The conference heard frank and sometimes angry criticism by the student leaders of what they considered to be rigid and self-serving aspects of organized Jewish life in this country. The youngsters who represented members of tradition-oriented Jewish campus groups as well as activists of the New Left charged specifically that the Jewish “Establishment” neglected ethical issues such as the Vietnam war, poverty and the Negro struggle, and were preoccupied with budgets and institutionalized rituals.

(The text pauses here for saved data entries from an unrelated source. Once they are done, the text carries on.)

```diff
@@ -2322,12 +2717,24 @@
   return hipGetLastError();
 }
 hipError_t debug_attention_stamps(const void* qkv, void* o, void* omean, int B, int S, int E, int H, int wg, unsigned long long* stamps,
-                                  hipStream_t st) {
+                                  hipStream_t st, int form, uint32_t* queue, unsigned long long* pace) {
   using Op = OpF16;
   using T = Op::elem;
   const int KT = (S + 31) / 32;
   const size_t asm_bytes = (size_t)KT * 32 * 2 * AVLD * sizeof(T) + (size_t)KT * APS * sizeof(float) + 64 * sizeof(T) +
                            (size_t)(KT - 1) * 64 * sizeof(float);
+  if (form == 1) {
+    if (S != 257 || !queue) return hipErrorInvalidValue;
+    int dev = 0, ncu = 256;
+    (void)hipGetDevice(&dev);
+    (void)hipDeviceGetAttribute(&ncu, hipDeviceAttributeMultiprocessorCount, dev);
+    hipError_t e = hipFuncSetAttribute(reinterpret_cast<const void*>(attention_persist_kernel<Op>), hipFuncAttributeMaxDynamicSharedMemorySize, 160 * 1024);
+    if (e != hipSuccess) return e;
+    if ((e = hipMemsetAsync(queue, 0, sizeof(uint32_t), st)) != hipSuccess) return e;
+    hipLaunchKernelGGL((attention_persist_kernel<Op>), dim3(B * H < 2 * ncu ? B * H : 2 * ncu), dim3(512), asm_bytes + 64 * sizeof(T), st,
+                       reinterpret_cast<const T*>(qkv), reinterpret_cast<T*>(o), E, H, B * H, reinterpret_cast<T*>(omean), queue, stamps, wg, pace);
+    return hipGetLastError();
+  }
   auto go = [&](auto kern) {
     (void)hipFuncSetAttribute(reinterpret_cast<const void*>(kern), hipFuncAttributeMaxDynamicSharedMemorySize, 160 * 1024);
     hipLaunchKernelGGL(kern, dim3(B * H), dim3((KT - 1) * 64), asm_bytes, st, reinterpret_cast<const T*>(qkv),
diff --git a/hyper-vla_amd/csrc/kernels.h b/hyper-vla_amd/csrc/kernels.h
--- a/hyper-vla_amd/csrc/kernels.h
+++ b/hyper-vla_amd/csrc/kernels.h
@@ -65,9 +65,11 @@
   float* amap = nullptr;
   uint32_t* ln_cnt = nullptr;
   float* ln_part = nullptr;
+  uint32_t* att_queue = nullptr;
   uint32_t ln_spin = 800;
 #ifdef HVLA_BENCH_HOOKS
   int stop_after = 0;
+  int att_form = 0;
 #endif
 };
 struct Profiler {
@@ -105,7 +107,7 @@
 hipError_t debug_lnx_stats(unsigned long long* out, int reset);
 hipError_t debug_ctx_stamps(unsigned long long* out);
 hipError_t debug_attention_stamps(const void* qkv, void* o, void* omean, int B, int S, int E, int H, int wg, unsigned long long* stamps,
-                                  hipStream_t st);
+                                  hipStream_t st, int form = 0, uint32_t* queue = nullptr, unsigned long long* pace = nullptr);
 #endif
 
 void build_resize_spans(int in_size, int out_size, std::vector<int>& start, std::vector<int>& count, std::vector<float>& w,
```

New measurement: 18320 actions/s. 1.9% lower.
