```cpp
__global__ void qa_math_probe(int fn, const float *x, const float *y, int n, float *out)
{
  const int i = blockIdx.x * blockDim.x + threadIdx.x;
// ... 166 lines not shown
  int mesh = 0, elem = 0;
  if (!TexProbeArgsOk(h, t.plan, op, index, n, &mesh, &elem)) return QA_EINVAL;
  TexTables tt;
  tt.blob = static_cast<const unsigned char *>(blob);
  tt.texels = reinterpret_cast<const float4 *>(t.texels.data());
  tt.texOff = t.texOff.data();
  tt.texmap = QA_BLOB_PTR(qa_texmap, blob, h->off_texmaps);
  tt.tex = QA_BLOB_PTR(qa_texture, blob, h->off_textures);
  tt.filter = t.taps.data();
  const DTri *tris = op == 8 ? t.mesh[mesh].tris.data() + elem : nullptr;
  const float *vt = op == 8 ? t.mesh[mesh].vt.data() + 6 * (size_t) elem : nullptr;
  for (int i = 0; i < n; ++i) TexProbeOne(tt, tris, vt, op, index, in + (size_t) QA_TEXPROBE_IN * i, out + (size_t) QA_TEXPROBE_OUT * i);
  return QA_OK;
}

int qa_debug_scrub_scratch(qa_ctx *c, uint32_t pattern)
{
  if (int rc = Enter(c)) return rc;
  std::vector<hipStream_t> streams = {c->stream};
  for (int g = 0; g < c->wf.numGroups; ++g) streams.push_back(c->wf.groups[g].stream);
  streams.push_back(c->wf.redoStream);
  for (hipStream_t s : streams)
    if (s) {
      hipLaunchKernelGGL(qa::qa_scrub_scratch, dim3((unsigned) c->numCUs * 8), dim3(256), 0, s, pattern, reinterpret_cast<uint32_t *>(c->dCounters));
      HIP_TRY(hipGetLastError());
    }
  HIP_TRY(hipDeviceSynchronize());
  return QA_OK;
}

// ... 2 lines not shown
```

qaray_amd/csrc/hip/qa_scene_dev.h:

```cpp
#pragma once
#include <stdint.h>

#include "qa_flat_scene.h"
#include "qa_photon.h"

#define QA_BLOCK 256
#define QA_DONE 0xFFFFFFFFu
#define QA_CS_INDEX_MASK 0xFFFFFu
#define QA_CS_LIGHT_BATCH 4
#define QA_CS_EXACT_STACK 64

namespace qa {

struct alignas(32) DNode {
  float box[6];
  uint32_t data;
  uint32_t pad;
};

struct alignas(16) DTri {
  float N[3];
  float A[3];
  float bu, bv, cu, cv;
  float s;
// ... 164 lines not shown

struct RenderParams {
  int32_t x0, y0, x1, y1;
  int32_t spp_min, spp_max, max_bounce;
  uint32_t seed;
  int32_t tile_row0, tile_row_step, own_tile_rows;
  int32_t tile_lists;
  int32_t sync_samples;
  float *rgb;
  float *depth;
  uint32_t *ns;
  const uint32_t *tile_order;
  unsigned int *work_counter;
  const volatile int *stop_flag;
  DCounters *counters;
  uint32_t chunk_spp, chunk_tail, num_chunks, chunk_pad;
  uint32_t *tile_progress;
  uint32_t *pix_state;
  DPhotonMap pm[2];
  uint2 *heap;
};

#define QA_RAYS_PER_SAMPLE 1u
#define QA_RAYS_MISS_ENVIRONMENT 2u
struct RayBatch {
  const float *o, *d;
  const float *dx, *dy;
  const float *screen;
  const uint32_t *stream;
  uint32_t n, flags;
};
// ... 3 lines not shown
```

qaray_amd/hip.py:

```python
import collections
import ctypes as C
import os

import numpy as np


_HERE = os.path.dirname(os.path.abspath(__file__))
HIP_LIB_PATH = os.environ.get("QA_HIP_LIB") or os.path.join(_HERE, "lib", "libqaray_hip.so")

QA_RENDER_STATS = 1
DEFAULT_SEED = 0x51A7A7


class Counters(C.Structure):
    _fields_ = [("samples", C.c_uint64), ("casts_normal", C.c_uint64), ("casts_shadow", C.c_uint64),
                ("bvh_nodes", C.c_uint64), ("tri_tests", C.c_uint64), ("pixels", C.c_uint64)]

    def as_dict(self):
        return {k: int(getattr(self, k)) for k, _ in self._fields_}


class PhotonMapParams(C.Structure):
    _fields_ = [("size", C.c_uint32), ("bounce", C.c_uint32), ("radius", C.c_float)]

# ... 233 lines not shown
            import torch
        except ImportError:
            pass
        L = C.CDLL(HIP_LIB_PATH)
        L.qa_last_error.restype = C.c_char_p
        L.qa_ctx_create.argtypes = [C.c_int, C.POINTER(C.c_void_p)]
        L.qa_ctx_destroy.argtypes = [C.c_void_p]
        L.qa_scene_upload.argtypes = [C.c_void_p, C.c_void_p, C.c_uint64]
        L.qa_scene_upload_device.argtypes = [C.c_void_p, C.c_void_p, C.c_uint64]
        L.qa_render_region.argtypes = [C.c_void_p] + [C.c_int] * 7 + [C.c_uint32, C.c_uint32, C.c_void_p, C.c_void_p, C.c_void_p]
        L.qa_render_region_device.argtypes = [C.c_void_p] + [C.c_int] * 7 + [C.c_uint32, C.c_uint32, C.c_void_p,
                                                                            C.c_void_p, C.c_void_p, C.c_void_p]
        L.qa_render_strips_device.argtypes = [C.c_void_p] + [C.c_int] * 9 + [C.c_uint32, C.c_uint32, C.c_void_p,
                                                                            C.c_void_p, C.c_void_p, C.c_void_p]
        L.qa_strip_count.argtypes = [C.c_int] * 4
        L.qa_synchronize.argtypes = [C.c_void_p]
        L.qa_request_stop.argtypes = [C.c_void_p]
        L.qa_clear_stop.argtypes = [C.c_void_p]
        L.qa_get_counters.argtypes = [C.c_void_p, C.POINTER(Counters)]
        L.qa_reset_counters.argtypes = [C.c_void_p]
        L.qa_get_kernel_time.argtypes = [C.c_void_p, C.POINTER(C.c_double), C.POINTER(C.c_uint64)]
        L.qa_reset_kernel_time.argtypes = [C.c_void_p]
        L.qa_set_launch_config.argtypes = [C.c_void_p, C.c_int, C.c_int]
        L.qa_debug_scrub_scratch.argtypes = [C.c_void_p, C.c_uint32]
        L.qa_set_pipeline.argtypes = [C.c_void_p, C.c_int]
        L.qa_set_option.argtypes = [C.c_void_p, C.c_char_p, C.c_longlong]
        L.qa_get_kernel_name.argtypes = [C.c_void_p]
        L.qa_get_kernel_name.restype = C.c_char_p
        L.qa_get_staged_stats.argtypes = [C.c_void_p, C.POINTER(C.c_uint64)]
        L.qa_progressive_begin.argtypes = [C.c_void_p] + [C.c_int] * 7 + [C.c_uint32, C.c_uint32]
# ... 84 lines not shown
def _check(rc):
    if rc != 0:
        raise HipError(rc, lib().qa_last_error().decode())


def tile_error_host(state):
    if not isinstance(state, np.ndarray) or state.dtype != np.uint32 or state.ndim != 3 or state.shape[2] != 8 or state.shape[0] < 1 or state.shape[1] < 1:
        raise ValueError("state: a uint32 array of shape (h, w, 8) is expected")
    state = np.ascontiguousarray(state)
    h, w = state.shape[:2]
    out = np.zeros(((h + 7) // 8, (w + 7) // 8), np.float32)
    _check(lib().qa_test_tile_error_host(state.ctypes.data, w, h, out.ctypes.data))
    return out


def tile_select_host(error, levels, target, max_tiles=0, min_error=0.0):
    error = np.ascontiguousarray(error, dtype=np.float32)
    levels = np.ascontiguousarray(levels, dtype=np.uint32)
    if error.shape != levels.shape or error.size < 1:
        raise ValueError("error and levels must have one shape and at least one tile")
    if not min_error >= 0.0:
        raise ValueError("min_error must not be negative or a NaN")
    mask = np.zeros(error.shape, np.uint8)
    v = (C.c_uint64 * 4)()
    _check(lib().qa_test_tile_select_host(error.ctypes.data, levels.ctypes.data, error.size, int(target), int(max_tiles), float(min_error),
                                          mask.ctypes.data, v))
    return mask.astype(bool), {"selected": int(v[0]), "candidates": int(v[1]), "cut_bits": int(v[2]), "max_finite_bits": int(v[3])}


def display_host(rgb, depth, ns, spp_max, srgb=True):
# ... 694 lines not shown
        self.synchronize()
        return {k: v.cpu().numpy() for k, v in out.items()}

    def render_strips_device(self, region, first_strip, strip_step, spp, rgb, depth, ns, max_bounce=5,
                             seed=DEFAULT_SEED, spp_max=None, stats=False, stream=None):
        x0, y0, x1, y1 = region
        n = strip_count(y0, y1, first_strip, strip_step) * 8 * (x1 - x0)
        assert rgb.is_cuda and rgb.is_contiguous() and rgb.numel() == 3 * n and rgb.element_size() == 4
        assert depth.is_cuda and depth.is_contiguous() and depth.numel() == n and depth.element_size() == 4
        assert ns.is_cuda and ns.is_contiguous() and ns.numel() == n and ns.element_size() == 4
        spp_max = spp if spp_max is None else spp_max
        sptr = self._stream_arg(stream, rgb)
        _check(lib().qa_render_strips_device(self._h, x0, y0, x1, y1, first_strip, strip_step, spp, spp_max,
                                             max_bounce, seed, QA_RENDER_STATS if stats else 0, rgb.data_ptr(),
                                             depth.data_ptr(), ns.data_ptr(), sptr))

    @staticmethod
    def _stream_arg(stream, tensor):
        if stream:
            return C.c_void_p(stream)
        import torch
        torch.cuda.current_stream(tensor.device).synchronize()
        return None

    def synchronize(self):
        _check(lib().qa_synchronize(self._h))

    def request_stop(self):
        _check(lib().qa_request_stop(self._h))

# ... 369 lines not shown
```

Before: 28260.

## Skip path tracing for screen tiles whose ray cone misses every instance

```diff
diff --git a/include/qaray_hip.h b/include/qaray_hip.h
--- a/include/qaray_hip.h
+++ b/include/qaray_hip.h
@@ -55,6 +55,8 @@
                             int spp_min, int spp_max, int max_bounce, uint32_t seed, uint32_t flags,
                             float *d_rgb, float *d_depth, uint32_t *d_nsamples, void *hip_stream);
 int qa_strip_count(int y0, int y1, int first_strip, int strip_step);
+int qa_empty_tiles_device(qa_ctx *ctx, int x0, int y0, int x1, int y1, int first_strip, int strip_step, uint8_t *d_mask, void *hip_stream);
+int qa_test_empty_tiles_host(const void *blob, int x0, int y0, int x1, int y1, int first_strip, int strip_step, uint8_t *mask);
 int qa_synchronize(qa_ctx *ctx);
 
 int qa_photon_maps_build(qa_ctx *ctx, const qa_photon_params *params, uint32_t seed);
diff --git a/qaray_amd/csrc/hip/qa_capi.hip b/qaray_amd/csrc/hip/qa_capi.hip
--- a/qaray_amd/csrc/hip/qa_capi.hip
+++ b/qaray_amd/csrc/hip/qa_capi.hip
@@ -429,6 +429,8 @@
     if (h.stamp[19] || h.stamp[21])
       fprintf(stderr, "[stamps] waves without a camera ray: mesh walks of their closest-hit sweeps %.3f (the camera rays': %.3f), after the sweep %.3f | last-cast queries %.3f (mesh walks %.3f), %llu lanes asked again (of %llu casts)\n",
               h.stamp[19] / k, (h.stamp[3] - (double) h.stamp[19]) / k, h.stamp[20] / k, h.stamp[21] / k, h.stamp[22] / k, h.stamp[23], (unsigned long long) h.casts_normal);
+    if (!c->integ[kCs].fn && h.stamp[16])
+      fprintf(stderr, "[stamps] turns of empty tiles: %llu of %llu turns (%.3f), share of wave time %.4f\n", h.stamp[16], h.stamp[8], (double) h.stamp[16] / (double) std::max<unsigned long long>(h.stamp[8], 1), h.stamp[15] / k);
     if (c->integ[kCs].fn && h.stamp[11])
       fprintf(stderr, "[stamps] cooperative walks: %llu rounds, %.1f of 64 lanes hold an item on average (lane occupancy of the walks %.3f); %.3f of the rounds are leaf rounds; 'mesh walks' above = the rounds alone\n", h.stamp[11],
               (double) h.stamp[10] / (double) h.stamp[11], (double) h.stamp[10] / (64.0 * (double) h.stamp[11]), (double) h.stamp[12] / (double) h.stamp[11]);
@@ -509,6 +511,7 @@
   else if (n == "walk_zero_terms") c->optWalkZeroTerms = value ? 1u : 0u;
   else if (n == "last_cast") c->optLastCast = value < 0 ? -1 : (value ? 1 : 0);
   else if (n == "leaf_sweep") c->optLeafSweep = value < 0 ? -1 : (value ? 1 : 0);
+  else if (n == "empty_tiles") c->optEmptyTiles = value < 0 ? -1 : (value ? 1 : 0);
   else if (n == "chunk_spp") c->optChunkSpp = value < 0 ? -1 : (int) (value > 65535 ? 65535 : value);
   else if (n == "chunk_tail") c->optChunkTail = value < 0 ? 0 : (int) (value > 65535 ? 65535 : value);
   else if (n == "tile_lists") c->optTileLists = value < 0 ? -1 : (int) (value > QA_TILE_LEAF_CAP ? QA_TILE_LEAF_CAP : value);
diff --git a/qaray_amd/csrc/hip/qa_ctx.h b/qaray_amd/csrc/hip/qa_ctx.h
--- a/qaray_amd/csrc/hip/qa_ctx.h
+++ b/qaray_amd/csrc/hip/qa_ctx.h
@@ -14,6 +14,7 @@
 typedef void (*KernelFn)(const DScene, const RenderParams);
 KernelFn PickKernel(bool resident, bool lights, bool tex, bool area, bool stats);
 KernelFn PickLastCastKernel();
+int LaunchEmptyTileMask(const DScene &ds, const RenderParams &rp, unsigned tiles, uint8_t *d_mask, hipStream_t s);
 KernelFn PickCs(bool lights, bool tex, bool cull, bool many, bool area);
 KernelFn PickCsResume(bool lights, bool cull, bool many, bool area);
 extern const int kMaxPath;
@@ -179,6 +180,7 @@
   bool optCsCull = true;
   int optLastCast = -1;
   int optLeafSweep = -1;
+  int optEmptyTiles = -1;
   uint32_t optWalkZeroTerms = 0;
   uint32_t optCsForceExact = 0;
   uint32_t optCsPool = 0;
diff --git a/qaray_amd/csrc/hip/qa_emptytile.h b/qaray_amd/csrc/hip/qa_emptytile.h
--- /dev/null
+++ b/qaray_amd/csrc/hip/qa_emptytile.h
@@ -0,0 +1,74 @@
+#pragma once
+#include "qa_tilecull.h"
+
+#ifndef QA_EMPTY_TILES
+#define QA_EMPTY_TILES 1
+#endif
+#define QA_EMPTY_TILE_NODES 64
+
+namespace qa {
+
+__host__ __device__ __forceinline__ float emptySpherePad(float oAbs)
+{
+  const float x = 1.2e-5f * (oAbs * oAbs + 1.f);
+  return x / (qsqrt(1.f + x) + 1.f);
+}
+
+__host__ __device__ __forceinline__ bool emptyFinite(float v) { return (v - v) == 0.f; }
+
+template <class S>
+__host__ __device__ __forceinline__ bool tileIsEmpty(const S &s, const DCamera &cam, const float *background, int numInst, bool rootIdentity,
+                                                      float X0, float Y0, TileCone *cone)
+{
+  if (numInst > QA_EMPTY_TILE_NODES) return false;
+  if (!(emptyFinite(background[0]) && emptyFinite(background[1]) && emptyFinite(background[2]))) return false;
+  TileLens lens;
+  {
+    f3 cW[4];
+    tileWindow(ld3(cam.screenA), ld3(cam.screenU), ld3(cam.screenV), X0, Y0, cW);
+    lens = tileLens(ld3(cam.pos), cW);
+  }
+  for (int k = 1; k < numInst; ++k) {
+    const int type = s.inst(k).obj_type;
+    if (type == QA_OBJ_NONE) continue;
+    const int depth = s.inst(k).depth;
+    if (depth > QA_MAX_NODE_DEPTH) return false;
+    {
+      f3 o = ld3(cam.pos), c[4];
+      tileWindow(ld3(cam.screenA), ld3(cam.screenU), ld3(cam.screenV), X0, Y0, c);
+      for (int lvl = rootIdentity ? 1 : 0; lvl <= depth; ++lvl) {
+        int a = k;
+        for (int up = depth; up > lvl; --up) a = s.inst(a).parent;
+        const qa_instance &in = s.inst(a);
+        o = tileNodePoint(in, o);
+        for (int i = 0; i < 4; ++i) c[i] = tileNodePoint(in, c[i]);
+      }
+#if defined(__HIP_DEVICE_COMPILE__)
+      __builtin_amdgcn_wave_barrier();
+#endif
+      tileCone(lens, o, c, cone);
+      if (type != QA_OBJ_MESH) cone->open = 0u;
+#if defined(__HIP_DEVICE_COMPILE__)
+      asm volatile("" ::: "memory");
+#endif
+    }
+    f3 bmin, bmax;
+    float pad = 0.f;
+    if (type == QA_OBJ_MESH) {
+      bmin = ld3(s.mesh(s.inst(k).mesh).bmin);
+      bmax = ld3(s.mesh(s.inst(k).mesh).bmax);
+    } else if (type == QA_OBJ_PLANE) {
+      bmin = F3(-1.f, -1.f, 0.f);
+      bmax = F3(1.f, 1.f, 0.f);
+    } else {
+      bmin = F3(-1.f, -1.f, -1.f);
+      bmax = F3(1.f, 1.f, 1.f);
+      pad = emptySpherePad(cone->oAbs);
+    }
+    float tLow;
+    if (tileConeMeetsBox(cone, bmin, bmax, pad, &tLow)) return false;
+  }
+  return true;
+}
+
+}
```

Dean Marver H. Bernstein of the Woodrow Wilson School of Public and International Affairs at Princton University, who was elected Chairman of the Hillel Commission, said the students would have “a partnership role” in the planning of future conferences. Discussing the conference at a Hillel Commission meeting, he urged that the college generation be given its “rightful say” in determining priorities in the allocation of community funds. “Students have demonstrated that they evaluate Jewish institutions in terms of their contribution to the improvement of Jewish education, to the development and financing of programs to improve the quality of Jewish life and to the support of the democratic growth of Israel,” Dean Bernstein said. “Using these criteria, they have the courage that many of their elders lack in highlighting the inadequacies and self-serving interests of organized Jewish life.”